海の温暖化により、海洋の気候帯が変化しています。その結果、多くの海洋生物は冷たい海水を追い、分布域を極地に向かってさらに移動させます。しかし、科学者たちが現在発見しているように、重要な違いがあります。これによると、動物プランクトンは植物プランクトンよりも大きく移動する可能性があり、小型の種は大型の種よりも多くの恩恵を受ける可能性があります。これは食物連鎖の不均衡を引き起こす可能性があります。
プランクトン(水中に浮遊する微小な生物)は、海洋食物連鎖の基礎を形成します。単細胞藻類は小さなプランクトン動物に餌を提供し、それが魚や海洋哺乳類の餌食となります。プランクトンは地球規模の炭素循環においても重要な役割を果たしています。プランクトン藻類は、光合成を通じて空気中の二酸化炭素を結合します。

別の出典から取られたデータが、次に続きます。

# QitaoZhao/ContextAware-PoseFormer

Hardware: AMD Instinct MI355X
Metric: frames/sec (higher is better)
Workload: dtype f32; 1 GPU; configs[1]: batch 64/GPU hrnet_32 256x256 image + 17 kpts -> 17x3, PoseFormer lifter embed 128 levels 4, fp32 tensors, fp32 accumulation; 3x3 stride-1 convs from batch 5: each operand as two fp16 pieces under exact power-of-two block scales (to 2^-23), three piece products on the 16-bit matrix pipe -- same measured distance to fp64 as the direct fp32 MFMA kernel; Inf / NaN / |x| >= 1.5e23 give NaN; frames_per_gpu=64, parallelism=dp1 (independent frames, no collective), plan_flags=0

## Files before the change

contextaware-poseformer_amd/csrc/engine.cpp:

```cpp
#include <stdio.h>
#include <string.h>

#include <algorithm>
#include <vector>

#include "engine.h"

namespace capf {

#define HIP_TRY(expr)                                                                      \
    do {                                                                                   \
        hipError_t _e = (expr);                                                            \
        if (_e != hipSuccess) {                                                            \
            err = std::string(#expr) + ": " + hipGetErrorString(_e);                       \
            return CAPF_ERR_HIP;                                                           \
        }                                                                                  \
    } while (0)

Engine::ConvSrc Engine::conv_src(const Pack& pk) const {
    return {params[pk.w[0]].ptr, params[pk.bn.g].ptr, params[pk.bn.b].ptr, params[pk.bn.m].ptr, params[pk.bn.v].ptr, 1e-5f};
}

int Engine::repack(hipStream_t s, bool lifter_only) {
    for (const Param& p : params) {
// ... 20 lines not shown
        float* B = pack_arena + pk.b_off;
        if (pk.kind == CONV_BN) {
            if (lifter_only) continue;
            const ConvSrc c = conv_src(pk);
            if (pk.bf16) {
                HIP_TRY(launch_pack_conv_bf16(c.w, c.g, c.b, c.m, c.v, c.eps, W, B, pk.N, pk.Cin, pk.ks, pk.Kpad, s, f16()));
                if (pk.rh) HIP_TRY(launch_pack_conv_bf16_rh(c.w, c.g, c.b, c.m, c.v, c.eps, pack_arena + pk.rh_off, B, pk.N, pk.Cin, bf16_rh_width(pk.Cin), s, f16()));
                if (pk.ws) HIP_TRY(launch_pack_conv_bf16_ws(c.w, c.g, c.b, c.m, c.v, c.eps, pack_arena + pk.ws_off, B, pk.N, pk.Cin, s, f16()));
            } else if (pk.fast3x3) {
                if (!pk.wino_skip) HIP_TRY(launch_pack_conv_wino(c.w, c.g, c.b, c.m, c.v, c.eps, W, B, pk.N, pk.Cin, s, pk.Kpad == 18 * pk.Cin ? 43 : 23));
                HIP_TRY(launch_pack_conv(c.w, c.g, c.b, c.m, c.v, c.eps, pack_arena + pk.direct_off, B, pk.N, pk.Cin, pk.ks, pk.direct_Kpad, s));
                if (pk.x3)
                    HIP_TRY((plan.x3_h2 ? launch_pack_conv_f32h2 : launch_pack_conv_f32x3)(c.w, c.g, c.b, c.m, c.v, c.eps, pack_arena + pk.x3_off, B, pk.N, pk.Cin, s));
            } else {
                HIP_TRY(launch_pack_conv(c.w, c.g, c.b, c.m, c.v, c.eps, W, B, pk.N, pk.Cin, pk.ks, pk.Kpad, s));
            }
            continue;
        }
        int n0 = 0;
        for (int i = 0; i < pk.n_lin; ++i) {
            const int n = (int)params[pk.w[i]].shape[0];
            const float* w = params[pk.w[i]].ptr;
            if (pk.bf16)
                HIP_TRY(launch_pack_conv_bf16(w, nullptr, nullptr, nullptr, nullptr, 0.f, reinterpret_cast<unsigned short*>(W) + (size_t)n0 * pk.Kpad,
                                              nullptr, n, pk.K, 1, pk.Kpad, s, f16()));
            else if (pk.quad) HIP_TRY(launch_pack_linear_quad(w, W, n, pk.K, n0, pk.N, s));
            else HIP_TRY(launch_pack_linear(w, W + (size_t)n0 * pk.Kpad, n, pk.K, pk.Kpad, s));
            jobs.push_back(CopySegment{params[pk.b[i]].ptr, B + n0, n, 0});
            n0 += n;
        }
// ... 36 lines not shown
    GemmArgs a{};
    a.A = op.in[0] == -2 ? images : ptr(op.in[0]);
    if (pk.in_place) {
        a.Wp = params[pk.w[0]].ptr;
        a.bias = params[pk.b[0]].ptr;
    } else {
        a.Wp = pack_arena + pk.w_off;
        a.bias = pack_arena + pk.b_off;
    }
    a.res = op.res_param >= 0 ? params[op.res_param].ptr : ptr(op.aux);
    a.out = ptr(op.out);
    a.M = (int)(op.rows_per_frame * batch);
    a.N = op.N; a.K = op.K; a.Kpad = pk.Kpad;
    if (pk.rh) a.Wp2 = pack_arena + pk.rh_off;
    if (pk.ws || pk.x3) a.Wp3 = pack_arena + (pk.ws ? pk.ws_off : pk.x3_off);
    a.x3_h2 = pk.x3 && plan.x3_h2;
    if (a.x3_h2 && op.h2_utab >= 0 && utab_on_device) a.h2_utab = reinterpret_cast<const unsigned*>(pack_arena + utab_off) + op.h2_utab;
    const Family family = gemm_family(op, batch);
    if (pk.h2g && batch >= H2G_MIN_BATCH && family == Family::F32 && !op.pw_pair) a.Wh2 = pack_arena + pk.h2g_off;
    if (op.fast3x3 && family == Family::F32) {
        a.Wp = pack_arena + pk.direct_off;
        a.Kpad = pk.direct_Kpad;
    } else if (family == Family::F32_TILE && pk.wino_skip) {
        a.Wp = nullptr;
    }
    a.conv = op.conv;
    a.Cin = op.Cin; a.H = op.H; a.W = op.W; a.Ho = op.Ho; a.Wo = op.Wo;
    a.ks = op.ks; a.stride = op.stride; a.pad = op.pad;
    a.amap = op.amap; a.omap = op.omap; a.rmap = op.rmap;
    a.act = op.act;
// ... 18 lines not shown
        a.split_cnt = on_side_chain ? split_cnt_side : split_cnt;
        a.split_ws_elems = SPLIT_WS_ELEMS; a.split_cnt_elems = SPLIT_CNT_ELEMS;
    }
    if (op.ln.w >= 0) {
        a.ln_g = params[op.ln.w].ptr;
        a.ln_b = params[op.ln.b].ptr;
        a.ln_eps = op.eps;
    }
    return a;
}
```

その後、それらは死ぬと海の底に沈み、それらに結合した炭素は長期間貯蔵され、循環から除去されます。
極に向かってシフトする
ほとんどのプランクトン種は特定の水温に適応しているため、その分布は海洋温暖化の影響を受けます。気候変動の結果、水温が低い地域は極地に向かってさらに移動しており、熱帯では海水温が以前は異常な値まで上昇している。研究では、この海洋気候帯の変化に伴い、プランクトンの分布も変化し、多くの種がその生息範囲を高緯度に拡大していることが長い間示唆されてきました。しかし、これまでのところ欠けていたのは、どのプランクトンのグループが気候変動にどれだけ強く反応するかについてのより正確なデータでした。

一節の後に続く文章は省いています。